YOUR ASSIGNMENT
Print every entry below again. Nothing may differ from the original.

_____

template <int DT> __device__ __forceinline__ void round_pair_to_dtype(float &a, float &b)
{
    if constexpr (DT == DT_BF16) {
        typedef float f2 __attribute__((ext_vector_type(2)));
        typedef __bf16 b2 __attribute__((ext_vector_type(2)));
        const b2 r = __builtin_convertvector(f2{a, b}, b2);
        unsigned u;
        __builtin_memcpy(&u, &r, 4);
        a = __uint_as_float(u << 16);
        b = __uint_as_float(u & 0xffff0000u);
    } else {
        a = f16_to_f32(f32_to_f16_rne(a));
        b = f16_to_f32(f32_to_f16_rne(b));
    }
}

constexpr int kPrepassThreads = 512;

template <int DT> __device__ __forceinline__ unsigned pack_pair_to_dtype(float a, float b)
{
    typedef float f2 __attribute__((ext_vector_type(2)));
    unsigned u;
    if constexpr (DT == DT_BF16) {
        typedef __bf16 b2 __attribute__((ext_vector_type(2)));
        const b2 r = __builtin_convertvector(f2{a, b}, b2);
        __builtin_memcpy(&u, &r, 4);
    } else {
        typedef _Float16 h2 __attribute__((ext_vector_type(2)));
        const h2 r = __builtin_convertvector(f2{a, b}, h2);
        __builtin_memcpy(&u, &r, 4);
    }
    return u;
}

template <int D>
struct PrepassLds {
    static constexpr int TPR = D / 4, RPI = kPrepassThreads / TPR, LDT = D + 8;
    float red[3][RPI][D];
    __attribute__((aligned(16))) uint16_t tile[2][BLKK * LDT];
    float ch_mean[D], ch_recp[D];
    uint16_t kmean[D];
    unsigned failed;
    unsigned gmax[8][8];
    float gsc[8][8], gy[8][8];
};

_____

EXERCISE ANSWER
template <int DT> __device__ __forceinline__ void round_pair_to_dtype(float &a, float &b)
{
    if constexpr (DT == DT_BF16) {
        typedef float f2 __attribute__((ext_vector_type(2)));
        typedef __bf16 b2 __attribute__((ext_vector_type(2)));
        const b2 r = __builtin_convertvector(f2{a, b}, b2);
        unsigned u;
        __builtin_memcpy(&u, &r, 4);
        a = __uint_as_float(u << 16);
        b = __uint_as_float(u & 0xffff0000u);
    } else {
        a = f16_to_f32(f32_to_f16_rne(a));
        b = f16_to_f32(f32_to_f16_rne(b));
    }
}

constexpr int kPrepassThreads = 512;

template <int DT> __device__ __forceinline__ unsigned pack_pair_to_dtype(float a, float b)
{
    typedef float f2 __attribute__((ext_vector_type(2)));
    unsigned u;
    if constexpr (DT == DT_BF16) {
        typedef __bf16 b2 __attribute__((ext_vector_type(2)));
        const b2 r = __builtin_convertvector(f2{a, b}, b2);
        __builtin_memcpy(&u, &r, 4);
    } else {
        typedef _Float16 h2 __attribute__((ext_vector_type(2)));
        const h2 r = __builtin_convertvector(f2{a, b}, h2);
        __builtin_memcpy(&u, &r, 4);
    }
    return u;
}

template <int D>
struct PrepassLds {
    static constexpr int TPR = D / 4, RPI = kPrepassThreads / TPR, LDT = D + 8;
    float red[3][RPI][D];
    __attribute__((aligned(16))) uint16_t tile[2][BLKK * LDT];
    float ch_mean[D], ch_recp[D];
    uint16_t kmean[D];
    unsigned failed;
    unsigned gmax[8][8];
    float gsc[8][8], gy[8][8];
};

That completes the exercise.